Fico apreensiva sempre que uma criança me diz que não sabe o
que fazer com um pincel e uma caixa de aguarelas. É suposto as crianças terem
uma capacidade quase inata para experimentar, fantasiar, brincar. Quando não o
fazem, ecoa o ruído de um vazio interior, de uma prisão afetiva.
“Ah, mas é muito simples. Olha, tu arranjas um pincel, e
depois é só ter tinta e fazer festinhas no papel com o pincel”.
Estas são
palavras de um menino que tentava ensinar a mãe a pintar, depois desta lhe
dizer que não sabia pintar tão bem como ele. João dos Santos via nesta
descrição espontânea, o reflexo do afeto, das festinhas que esta criança
recebera em bebé. Afinal, fazer festinhas implica a consciência de um corpo, de
onde começa e acaba o eu e o outro, que se adquire no contacto com os outros e
com o próprio, ou seja, na relação. Através da sua espontaneidade, “tudo o que
aparece é sensibilidade, é sentimento, é tudo o que há de menos intelectual e
de mais expressivo, de mais sentimental”, defendia este psicanalista de referência
em Portugal. Preocupa-me, portanto, que mesmo antes de iniciar o percurso
escolar a criança já tenha perdido, ou nem chegado a desenvolver, esta
espontaneidade.
As primeiras crianças que me disseram que não sabiam o que
fazer com as tintas eram de famílias muito pobres e muito disfuncionais, que
pouco mais sabiam fazer para além de destruir. Os seus olhos brilhavam quando
juntos descobríamos o que podíamos afinal construir e unir. Seria o não saber
brincar a consequência das carências económicas? Não. Há crianças não tão
pobres que igualmente paralisam perante uma caixa de brinquedos ou uns frascos
de tinta. A pobreza do brincar será, afinal, afetiva. Mas também aqui se vê a
transformação quando repito as palavras daquele menino. “Vês? É só fazermos
festinhas com o pincel”. E quando a criança se espanta com a gota de tinta que
lhe cai na mão, “não faz mal, limpamos e fazemos festinhas nas nossas mãos e
agora deixamos os pincéis e fazemos festas no papel com as mãos!”. E a inibição
e o medo parecem dar lugar a um sorriso que espelha a esperança do afeto, das
festinhas no coração.
É através da fantasia e da espontaneidade que a criança
melhor se expressa, daí a importância do brincar e das expressões em
psicoterapia infantil. Poder pintar o céu de verde e fazer de um livro um
castelo, sonhar, imaginar, sentir… sem medo de estar certo ou errado.

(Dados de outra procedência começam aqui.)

# GuanLab/seekmer

Hardware: AMD Instinct MI355X
Metric: paired reads/sec mapped+quantified (higher is better)
Workload: dtype u64+f64; 1 GPU; configs[1]: synthetic ~190k-tx index (stand-in for ENSEMBL GRCh38 cDNA), 10000000 2x100bp synthetic pairs per GPU, map+classes+EM to the reference stop rule; transcripts=190402, kmer_slots=134217728, units_per_gpu=10000000, read_len=100, paired=True, classes=851072, class_map_rows=4208693, parallelism=reads sharded x1, RCCL all-reduce f64[T] per EM step, rccl_ranks=0

## Files before the change

### include/seekmer_hip.h

```cpp
#ifndef SEEKMER_HIP_H
#define SEEKMER_HIP_H

#include <stddef.h>
#include <stdint.h>

#ifdef __cplusplus
extern "C" {
#endif

#define SKM_OK 0
#define SKM_ERR_ARG 1
#define SKM_ERR_HIP 2
#define SKM_ERR_NO_DEVICE 3
#define SKM_ERR_COLLISION 4
#define SKM_ERR_STATE 5
#define SKM_ERR_IO 6
#define SKM_ERR_UNDEFINED 7
#define SKM_ERR_COMM 8

#define SKM_KMER_SIZE 25
#define SKM_MAX_FRAGMENT_LENGTH 2000


const char *skm_last_error(void);
// ... 26 lines not shown
int skm_mapper_create(skm_index *index, skm_mapper **out);
int skm_mapper_destroy(skm_mapper *mapper);

int skm_mapper_map_batch(skm_mapper *mapper, const char *bases,
                         const int64_t *offsets, int64_t n_units, int paired);
int skm_mapper_map_batch_async(skm_mapper *mapper, const char *bases,
                               const int64_t *offsets, int64_t n_units, int paired,
                               int64_t first_unit);
int skm_mapper_map_batch_uniform_async(skm_mapper *mapper, const char *bases, int32_t read_len,
                                       int64_t n_units, int paired, int64_t first_unit);
int skm_mapper_sync(skm_mapper *mapper);
int skm_mapper_expect_units(skm_mapper *mapper, int64_t n_units);
#define SKM_PACKED_CUT (-1)
typedef struct skm_packed_reads {
    int32_t stream;
    int32_t code_words;
    int64_t first_read;
    int64_t n_reads;
    int64_t read_stride;
    int64_t uniform_len;
    const uint64_t *codes;
    const uint32_t *lengths;
    int64_t n_exceptions;
    const uint32_t *exception_reads;
    const uint32_t *exception_masks;
    const char *names;
    const int64_t *name_offsets;
} skm_packed_reads;
int skm_mapper_push_packed(skm_mapper *mapper, const skm_packed_reads *piece, int paired);
typedef int (*skm_packed_source)(void *context, skm_packed_reads *piece);
int skm_mapper_map_packed_source(skm_mapper *mapper, skm_packed_source next, void *context,
                                 int paired, int64_t *n_pieces);
int skm_mapper_map_batch_device(skm_mapper *mapper, const void *d_bases,
                                const void *d_offsets, int64_t n_units,
                                int paired, int32_t max_read_len);
int skm_mapper_last_batch(skm_mapper *mapper, int32_t *begin, int32_t *end,
                          int32_t *anchor_entry, int32_t *anchor_offset,
                          int32_t *counts, int32_t *entries,
                          int64_t cap_entries, int64_t *n_entries);
int skm_mapper_keep_spans(skm_mapper *mapper, int enable);
#define SKM_STRAND_NONE 0
#define SKM_STRAND_FR 1
#define SKM_STRAND_RF 2
int skm_mapper_set_strand(skm_mapper *mapper, int mode);
int skm_mapper_set_length_weights(skm_mapper *mapper, const double *p);
int skm_mapper_set_bias(skm_mapper *mapper, int enable);
int skm_mapper_bias_observed(skm_mapper *mapper, int64_t out[4096]);
int skm_mapper_summary(skm_mapper *mapper, int64_t summary[4]);
int skm_mapper_export(skm_mapper *mapper, int64_t *class_offsets,
                      int32_t *class_targets, int64_t *class_counts,
                      int64_t *first_seen, int64_t *fld);
int skm_mapper_merge(skm_mapper *mapper, int64_t n_classes,
                     const int64_t *class_offsets, const int32_t *class_targets,
                     const int64_t *class_counts, const int64_t *first_seen,
                     int64_t unaligned, const int64_t *fld);
typedef struct skm_device_table {
    int32_t device;
    int64_t n_classes, n_ids;
    const int64_t *class_start;
    const int64_t *class_len;
    const double *class_count;
    const uint64_t *first_seen;
    const int32_t *ids;
    int64_t unaligned, units, first_seen_bound;
    const uint64_t *fld;
} skm_device_table;
int skm_mapper_device_table(skm_mapper *mapper, skm_device_table *out);
int skm_mapper_merge_device(skm_mapper *mapper, const skm_device_table *table);
int skm_mapper_clear(skm_mapper *mapper);
int skm_mapper_reset(skm_mapper *mapper);
int skm_mapper_timing(skm_mapper *mapper, double stats[8]);
int skm_mapper_set_stats(skm_mapper *mapper, int enable);
int skm_mapper_access_stats(skm_mapper *mapper, int64_t out[48]);

typedef struct skm_sample_set skm_sample_set;
int skm_sample_set_create(skm_index *index, int paired, skm_sample_set **out);
int skm_sample_set_destroy(skm_sample_set *set);
int skm_sample_set_set_strand(skm_sample_set *set, int mode);
int skm_sample_set_set_length_weights(skm_sample_set *set, const double *p);
int skm_sample_set_add_packed(skm_sample_set *set, int64_t sample, int64_t first_unit,
                              const skm_packed_reads *mate1, const skm_packed_reads *mate2);
int skm_sample_set_add_batch(skm_sample_set *set, int64_t sample, int64_t first_unit,
                             const char *bases, const int64_t *offsets, int64_t n_units);
int skm_sample_set_sync(skm_sample_set *set);
int skm_sample_set_summary(skm_sample_set *set, int64_t cap_samples, int64_t *n_samples,
                           int64_t *summary);
int skm_sample_set_export(skm_sample_set *set, int64_t *sample_class_offsets,
                          int64_t *class_offsets, int32_t *class_targets, int64_t *class_counts,
                          int64_t *first_seen);
int skm_sample_set_histogram(skm_sample_set *set, int64_t *fld);
int skm_sample_set_keep_histograms(skm_sample_set *set, int enable);
int skm_sample_set_histograms(skm_sample_set *set, int64_t cap_samples, int64_t *fld);
int skm_sample_set_plan(int64_t n_segments, const int32_t *sample, const int64_t *n_units,
                        int64_t max_units, int64_t cap_entries, int64_t *n_entries,
                        int64_t *entry_global, int64_t *entry_local, int32_t *entry_sample);
int skm_sample_set_split(int64_t n_entries, const int64_t *entry_global, const int64_t *entry_local,
                         const int32_t *entry_sample, int64_t n_samples, int64_t n_classes,
                         const int64_t *first_seen, int32_t *class_sample, int64_t *class_local,
                         int64_t *order, int64_t *sample_class_offsets);

int skm_effective_lengths(int device, const int64_t *fld, const double *lengths,
                          int64_t n_tx, double *out);
int skm_effective_lengths_many(int device, int64_t n, const int64_t *fld, const double *lengths,
                               int64_t n_tx, double *out);
int skm_effective_lengths_weights(int device, int64_t n, const double *p, const double *lengths,
                                  int64_t n_tx, double *out);

int skm_bias_correct(skm_index *index, int strand, const int64_t *observed, const double *tpm, const double *eff,
                     int64_t n_tx, double *expected_out, double *b_out, double *eff_out);

typedef struct skm_quant skm_quant;
int skm_quant_create(int device, int64_t n_tx, int64_t n_classes,
                     const int64_t *class_offsets, const int32_t *class_targets,
                     const double *class_counts, skm_quant **out);
int skm_quant_create_from_mapper(skm_mapper *mapper, int64_t n_tx, skm_quant **out);
int skm_quant_destroy(skm_quant *quant);
int skm_quant_em(skm_quant *quant, double *x, const double *l, double rel_tol,
                 double x_floor, int64_t max_iters, int64_t fixed_iters,
                 int64_t *iters);
int skm_quant_bootstrap(skm_quant *quant, int64_t n_boot, uint64_t seed,
                        const double *x0, const double *l, double rel_tol,
                        double x_floor, int64_t max_iters, double *out,
                        int64_t *counts_out, int64_t *iters_out);
int skm_quant_bootstrap_tpm(skm_quant *quant, int64_t n_boot, uint64_t seed,
                            const double *x0, const double *l, double rel_tol,
                            double x_floor, int64_t max_iters, double *out,
                            int64_t *iters_out);
int skm_quant_bootstrap_share_tpm(skm_quant *quant, int64_t n_boot, int64_t first, int64_t step,
                                  uint64_t seed, const double *x0, const double *l, double rel_tol,
                                  double x_floor, int64_t max_iters, double *out,
                                  int64_t *iters_out);
int skm_quant_set_counts(skm_quant *quant, const double *class_counts);
int skm_quant_em_many(skm_quant *quant, int64_t n_sets, const double *counts, const double *x0,
                      const double *l, double rel_tol, double x_floor, int tpm, double *out,
                      int64_t *iters_out);
int skm_quant_em_blend(skm_quant *quant, int64_t n_cells, const int32_t *class_cell,
                       const double *weight, const double *cell_total, const double *x0,
                       const double *l, double rel_tol, double x_floor, int tpm, double *out,
                       int64_t *iters_out, double *counts_out);
int skm_quant_em_tables(int device, int64_t n_tx, int64_t n_tables, const int64_t *table_class_offsets,
                        const int64_t *class_offsets, const int32_t *class_targets,
                        const double *class_counts, const double *x0, const double *l, double rel_tol,
                        double x_floor, int64_t max_iters, int tpm, double *out, int64_t *iters);
int skm_set_quant_groups(int64_t n_tables, int64_t n_tx, const int64_t *table_classes,
                         const int64_t *table_ids, int64_t max_slots, int64_t *n_groups,
                         int64_t *group_first);
int skm_sample_set_quantify(skm_sample_set *set, const double *lengths, int64_t n_tx, double rel_tol,
                            double x_floor, int64_t max_iters, int64_t cap_samples,
                            int64_t *n_samples, double *tpm, double *effective_lengths,
                            int64_t *iters);
int skm_quant_components(skm_quant *quant, int64_t info[8], int32_t *tx_label, int32_t *tx_tile,
                         int32_t *class_tile);
int skm_quant_timing(skm_quant *quant, double timing[4]);

typedef struct skm_comm skm_comm;
int skm_comm_unique_id(void *id128);
int skm_comm_create(int device, const void *id128, int rank, int world, skm_comm **out);
int skm_comm_count(skm_comm *comm, int *count);
int skm_comm_destroy(skm_comm *comm);
int skm_mapper_exchange_tables(skm_mapper *send, int send_to, skm_mapper *recv, int recv_from, skm_comm *comm);
int skm_quant_set_comm(skm_quant *quant, skm_comm *comm);

int skm_quant_infer(skm_mapper *mapper, skm_comm *comm, const double *lengths, int64_t n_tx,
                    double rel_tol, double x_floor, int64_t max_iters,
                    double *tpm, double *effective_lengths, int64_t *iters);


typedef struct skm_built skm_built;
int skm_build_index(const char *pool, const int64_t *seq_offsets, int64_t n_seqs,
                    int n_threads, skm_built **out);
int skm_built_sizes(const skm_built *b, int64_t sizes[4]);
int skm_built_copy(const skm_built *b, void *kmers, void *contigs,
                   char *sequences, void *targets);
int skm_built_free(skm_built *b);
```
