# idiap/ilqr_planner

Hardware: AMD Instinct MI355X
Metric: iLQR iterations/sec (7-DoF, T=200, batch 4096) + final-cost rel-err vs Eigen ref (higher is better)
Workload: dtype f64; 1 GPU; C3: PosOrn nb_deriv=1 7-DoF Panda chain, T=200, batch 4096/GPU x 1 GPU = 4096, solver=al, 20 iterations/solve, line search on, early stop off; global_batch=4096, horizon=200, parallelism=instances sharded x1, exchange=none

## Files before the change

### ilqr_planner_amd/capi.py

```python
from __future__ import annotations

import collections
import ctypes as C
import os

import numpy as np

_HERE = os.path.dirname(os.path.abspath(__file__))
LIB_PATH = os.path.join(_HERE, "libilqr_hip.so")

MAX_SEG, MAX_KP, MAX_NX, MAX_NU, MAX_NF, MAX_NQ = 24, 8, 15, 8, 15, 13
SYS_POS_ORN, SYS_POS_ORN_TIME, SYS_JOINT, SYS_JOINT_TIME = 0, 1, 2, 3
STATUS_OK, STATUS_NONFINITE, STATUS_ALPHA_FLOOR, STATUS_SWEEP_IO = 0, 1, 2, 4
LQT_MAX_NX, LQT_MAX_NU = 16, 8
CL_STATS = 5
KP_ERR, KP_STATS, CL_OUTCOME = 5, 12, 4
CL_CON_STATS, CL_OUTCOME_CON = 6, 5
KP_ERR_POS, KP_ERR_ORN, KP_ERR_VEL, KP_ERR_ANGVEL, KP_ERR_TIME = range(5)
PROF_ROLLOUT, PROF_BACKWARD, PROF_FORWARD, PROF_OTHER, PROF_APPLY = 0, 1, 2, 3, 4
ADOPT_STATE, ADOPT_TARGETS, ADOPT_CONTROLS0, ADOPT_CONTROLS, ADOPT_MULTIPLIERS = 1, 2, 4, 8, 16
CLR_MAX_SPH, CLR_MAX_PLANES, CLR_STATS = 32, 8, 4

EXPORTS = [
    "ilqr_dims_of", "ilqr_desc_defaults", "ilqr_ctx_create", "ilqr_ctx_destroy", "ilqr_last_error", "ilqr_ctx_set_stream",
# ... 230 lines not shown
    L.ilqr_problem_closed_loop_dev.argtypes = [vp, C.c_int, vp, vp, C.c_int, vp, vp, vp]
    L.ilqr_problem_closed_loop_noise.argtypes = [vp, C.c_int, C.POINTER(Noise), dp, C.c_int, dp, dp, dp, dp, dp]
    L.ilqr_problem_closed_loop_noise_dev.argtypes = [vp, C.c_int, C.POINTER(Noise), vp, C.c_int, vp, vp, vp, vp, vp]
    L.ilqr_problem_closed_loop_report.argtypes = [vp, C.c_int, C.POINTER(Noise), dp, dp, C.c_int, C.POINTER(Tol), dp, dp, C.POINTER(Report)]
    L.ilqr_problem_closed_loop_report_dev.argtypes = [vp, C.c_int, C.POINTER(Noise), vp, vp, C.c_int, C.POINTER(Tol), vp, vp, C.POINTER(Report)]
    L.ilqr_problem_closed_loop_cov.argtypes = [vp, dp, dp, C.POINTER(Cov)]
    L.ilqr_problem_closed_loop_cov_dev.argtypes = [vp, dp, dp, C.POINTER(Cov)]
    L.ilqr_problem_closed_loop_report_con.argtypes = [vp, C.c_int, C.POINTER(Noise), dp, dp, C.c_int, C.POINTER(Tol), dp, dp, C.POINTER(Report),
                                                      C.c_double, C.POINTER(Con)]
    L.ilqr_problem_closed_loop_report_con_dev.argtypes = [vp, C.c_int, C.POINTER(Noise), vp, vp, C.c_int, C.POINTER(Tol), vp, vp, C.POINTER(Report),
                                                          C.c_double, C.POINTER(Con)]
    L.ilqr_problem_closed_loop_cov_con.argtypes = [vp, dp, dp, C.POINTER(Cov), C.POINTER(CovCon)]
    L.ilqr_problem_closed_loop_cov_con_dev.argtypes = [vp, dp, dp, C.POINTER(Cov), C.POINTER(CovCon)]
    L.ilqr_solve_recursive.argtypes = [vp, C.c_int, C.c_int, C.c_int]
    L.ilqr_solve_al.argtypes = [vp, C.c_int, C.c_int, C.c_double, C.c_double, C.c_int, C.c_int]
    L.ilqr_solve_batch_cp.argtypes = [vp, dp, C.c_int, C.c_int, C.c_int]
    L.ilqr_solve_batch.argtypes = [vp, C.c_int, C.c_int]
    for n in ("X", "fX", "U", "K", "d", "cost", "alpha", "lambda", "X_dev", "U_dev", "cost_dev"):
        getattr(L, "ilqr_problem_get_" + n).argtypes = [vp, vp]
    L.ilqr_problem_get_iters.argtypes = [vp, ip]
    L.ilqr_problem_get_status.argtypes = [vp, ip]
    L.ilqr_problem_get_trace.argtypes = [vp, dp, dp, C.c_int]
    L.ilqr_fk_batch.argtypes = [vp, C.POINTER(ProblemDesc), C.c_int, dp, dp, dp, dp]
    L.ilqr_profile_enable.argtypes = [vp, C.c_int]
    L.ilqr_profile_reset.argtypes = [vp]
    L.ilqr_profile_get.argtypes = [vp, C.c_int, dp, ip]
    L.ilqr_chain_from_urdf.argtypes = [C.c_char_p, C.c_char_p, C.c_char_p, dp, dp, C.POINTER(ProblemDesc), dp, dp]
    L.ilqr_urdf_last_error.restype = C.c_char_p
    _lib = L
    return L


def _dp(a):
    return a.ctypes.data_as(C.POINTER(C.c_double)) if a is not None else None


def _f64(x, shape=None):
    a = np.ascontiguousarray(np.asarray(x, dtype=np.float64))
    if shape is not None and tuple(a.shape) != tuple(shape):
        raise ValueError(f"expected shape {tuple(shape)}, got {a.shape}")
    return a


def _out(want, *shape):
    return np.empty(shape) if want else None


def chain_from_urdf(urdf_text: str, base: str, tip: str, tool_rpy=None, tool_xyz=None):
    L = load()
    d = ProblemDesc()
    L.ilqr_desc_defaults(C.byref(d))
    lo, up = np.zeros(MAX_SEG), np.zeros(MAX_SEG)
    rpy = _f64(tool_rpy, (3,)) if tool_rpy is not None else None
    xyz = _f64(tool_xyz, (3,)) if tool_xyz is not None else None
    if L.ilqr_chain_from_urdf(urdf_text.encode(), base.encode(), tip.encode(), _dp(rpy), _dp(xyz), C.byref(d), _dp(lo), _dp(up)):
        raise RuntimeError(L.ilqr_urdf_last_error().decode())
    n = d.n_seg
    return dict(dof=d.dof, seg_joint=[d.seg_joint[i] for i in range(n)], seg_xyz=[list(d.seg_xyz[i]) for i in range(n)],
                seg_R=[list(d.seg_R[i]) for i in range(n)], seg_axis=[list(d.seg_axis[i]) for i in range(n)],
                lower=lo[: d.dof].copy(), upper=up[: d.dof].copy())


def make_desc(*, kind, nb_deriv, horizon, dt, R_diag, chain, kp_timesteps, kp_Q, limits=None, kp_dist=None, kp_frames=None, kp_Ru=None,
              limit_multiplicity=1, kp_joint=None, limits2=None) -> ProblemDesc:
    L = load()
    d = ProblemDesc()
    L.ilqr_desc_defaults(C.byref(d))
    d.kind, d.nb_deriv, d.dof, d.horizon, d.dt = int(kind), int(nb_deriv), int(chain["dof"]), int(horizon), float(dt or 0.0)
    for i, v in enumerate(R_diag):
        d.R_diag[i] = float(v)
    n = len(chain["seg_joint"])
    if n > MAX_SEG:
        raise ValueError("too many segments")
    d.n_seg = n
    for i in range(n):
        d.seg_joint[i] = int(chain["seg_joint"][i])
        for k in range(3):
            d.seg_xyz[i][k] = float(chain["seg_xyz"][i][k])
            d.seg_axis[i][k] = float(chain["seg_axis"][i][k])
        for k in range(9):
            d.seg_R[i][k] = float(chain["seg_R"][i][k])
    dims = Dims()
    if L.ilqr_dims_of(C.byref(d), C.byref(dims)):
        raise ValueError("unsupported system kind / nb_deriv")
    if limits is not None:
        d.limits_set, d.penalty = 1, float(limits.get("penalty", 1.0))
        for i in range(len(limits["state_max"])):
            d.state_max[i] = float(limits["state_max"][i])
            d.state_min[i] = float(limits["state_min"][i])
            d.limit_weight[i] = int(limits["limit_weight"][i])
    d.n_kp = len(kp_timesteps)
    nq = dims.n_Q
    for k, (ts, Q) in enumerate(zip(kp_timesteps, kp_Q)):
        d.kp_timestep[k] = int(ts)
        jk = bool(kp_joint and kp_joint[k])
        d.kp_joint[k] = int(jk)
        nqk = dims.n_x if jk else nq
        Q = _f64(Q, (nqk, nqk))
        for a in range(nqk):
            for b in range(nqk):
                d.kp_Q[k][a * nqk + b] = Q[a, b]
    d.limit_multiplicity = int(limit_multiplicity)
    if limits2 is not None:
        d.is_sequence, d.limits2_set, d.penalty2 = 1, 1, float(limits2.get("penalty", 1.0))
        d.limit_multiplicity2 = int(limits2.get("multiplicity", 1))
        for i in range(len(limits2["state_max"])):
            d.state_max2[i] = float(limits2["state_max"][i])
            d.state_min2[i] = float(limits2["state_min"][i])
            d.limit_weight2[i] = int(limits2["limit_weight"][i])
    for k, fr in enumerate(kp_frames or []):
        if fr is not None:
            Tm = _f64(fr, (4, 4))
            d.kp_has_frame[k] = 1
            for a in range(3):
                d.kp_frame_p[k][a] = Tm[a, 3]
                for b in range(3):
                    d.kp_frame_R[k][a * 3 + b] = Tm[a, b]
    for k, ru in enumerate(kp_Ru or []):
        if ru is not None:
            d.kp_has_Ru[k] = 1
            for a, v in enumerate(ru):
                d.kp_Ru[k][a] = float(v)
    for k, kd in enumerate(kp_dist or []):
        if kd is not None:
            d.kp_dist[k] = 1
            d.kp_pos_radius[k] = float(kd["pos_radius"])
            for i in range(3):
                d.kp_orn_thresh[k][i] = float(kd["orn_thresh"][i])
    return d
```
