-                const float4 a = lraw[2 * s2], b = lraw[2 * s2 + 1];
-                const float v8[8] = {a.x, a.y, a.z, a.w, b.x, b.y, b.z, b.w};
-#pragma unroll
-                for (int e = 0; e < 8; e++) {
-                    _Float16 hh, ll;
-                    rw_split(v8[e], hh, ll);
-                    bh[s2][e] = hh;
-                    bl[s2][e] = ll;
-                    ssl += v8[e] * v8[e];
-                    if (!(CV_FASTSPLIT & 2)) lbad |= rw_nonfinite(v8[e]);
-                }
-            }
+                for (int s2 = 0; s2 < 4; s2++) {
+                    const float4 a = lraw[2 * s2], b = lraw[2 * s2 + 1];
+                    const float v8[8] = {a.x, a.y, a.z, a.w, b.x, b.y, b.z, b.w};
+#pragma unroll
+                    for (int e = 0; e < 8; e++) {
+                        _Float16 hh, ll;
+                        rw_split(v8[e], hh, ll);
+                        bh[s2][e] = hh;
+                        bl[s2][e] = ll;
+                        ssl += v8[e] * v8[e];
+                        if (!(CV_FASTSPLIT & 2)) lbad |= rw_nonfinite(v8[e]);
+                    }
+                }
 #endif
 #if CV_FASTSPLIT & 2
 #if CV_FASTSPLIT & 8
-            ssl += __shfl_xor(ssl, 32, 64);
+                ssl += __shfl_xor(ssl, 32, 64);
 #else
-            ssl += __builtin_bit_cast(float, __builtin_amdgcn_permlane32_swap(__float_as_uint(ssl), __float_as_uint(ssl),
-                                                                              false, false)[1]);
+                ssl += __builtin_bit_cast(float, __builtin_amdgcn_permlane32_swap(__float_as_uint(ssl), __float_as_uint(ssl),
+                                                                                  false, false)[1]);
 #endif
-            lbad = rw_nonfinite(ssl);
+                lbad = rw_nonfinite(ssl);
 #else
-            ssl += __shfl_xor(ssl, 32, 64);
-            lbad |= __shfl_xor((int)lbad, 32, 64) != 0;
+                ssl += __shfl_xor(ssl, 32, 64);
+                lbad |= __shfl_xor((int)lbad, 32, 64) != 0;
 #endif
-            nl = sqrtf(ssl) * FX_NORM_UP;
-            if (more) load_left(k + 1);
-
-            float b1[4], b2[4];
-            int ag[4];
-#pragma unroll
-            for (int t = 0; t < 4; t++) { b1[t] = -__builtin_inff(); b2[t] = -__builtin_inff(); ag[t] = -1; }
-            const int Ta = (xb - d1 + 1 + RW_T * 4096) / RW_T - 4096;
-            const int Tb = (xb + 31 - d0 + RW_T * 4096) / RW_T - 4096;
-            const int T0 = max(Ta, tlo), T1 = min(Tb, tlo + nw - 1);
-            int slot = slot_of(T0);
-            {
-                const int n = T1 - T0 + 1;
-                constexpr int PD = 1;
-                rw_f16x8 fh[PD][4], fo[PD][4];
-                fx_floatx16 A[2];
-                auto nxt = [&](int sl2) { return sl2 + 1 == nt ? 0 : sl2 + 1; };
-                auto frag = [&](int sl2, rw_f16x8 (&ah)[4], rw_f16x8 (&al)[4]) {
-                    const uint4 *tp = ring + sl2 * 512;
-#pragma unroll
-                    for (int s2 = 0; s2 < 4; s2++) {
-                        const int sl = fx_slot(j, 2 * s2 + h);
-                        ah[s2] = __builtin_bit_cast(rw_f16x8, tp[sl]);
-                        al[s2] = __builtin_bit_cast(rw_f16x8, tp[256 + sl]);
-                    }
-                };
-                auto mfma = [&](int m, fx_floatx16 &acc, const rw_f16x8 (&ah)[4], const rw_f16x8 (&al)[4]) {
-                    if (m == 0) acc = __builtin_amdgcn_mfma_f32_32x32x16_f16(al[0], bh[0], fx_floatx16{0}, 0, 0, 0);
-                    else if (m < 8) acc = __builtin_amdgcn_mfma_f32_32x32x16_f16((m & 1) ? ah[m >> 1] : al[m >> 1],
-                                                                                (m & 1) ? bl[m >> 1] : bh[m >> 1],
-                                                                                acc, 0, 0, 0);
-                    else acc = __builtin_amdgcn_mfma_f32_32x32x16_f16(ah[m - 8], bh[m - 8], acc, 0, 0, 0);
-                };
-                auto score1 = [&](const fx_floatx16 &acc, int r, auto mode_c, const int (&dk)[4]) {
-                    constexpr int MODE = decltype(mode_c)::value;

A ausência da expressão na criança (brincar, pintar, saltar,
rir, chorar) não constitui “apenas” uma problemática infantil. Pergunto-me
que adulto virá a ser esta criança que não sabe fazer o que de mais natural e
genuíno existe? Afinal, como aprender a dar e a receber festinhas quando se tem
uma infância tão vazia?
Felizmente, algumas destas crianças chegam-nos pela mão de
pais preocupados com sinais que os filhos vão dando de uma ou outra forma. Pais
e mães muitas vezes também vazios de afetos e que precisam de ajuda na
reconstrução de uma relação saudável, na leitura e tradução das mensagens da
criança, na construção de uma pele forte, mas permeável ao afeto.
1 comentário:
Muito bonito e ao mesmo tempo muito profundo. Dá uma ideia clara da importância das pequenas e mais básicas coisas na vida e desenvolvimento de todos nós, sobretudo, enquanto crianças: primeiro o corpo e o movimento; o experimentar e o brincar! A forma como dificuldades a este nível se entre-cruzam com a "falta de festinhas no coração", assim como, o que fazer para as possibilitar no seio de uma família, eis a arte e ciência da psicoterapia!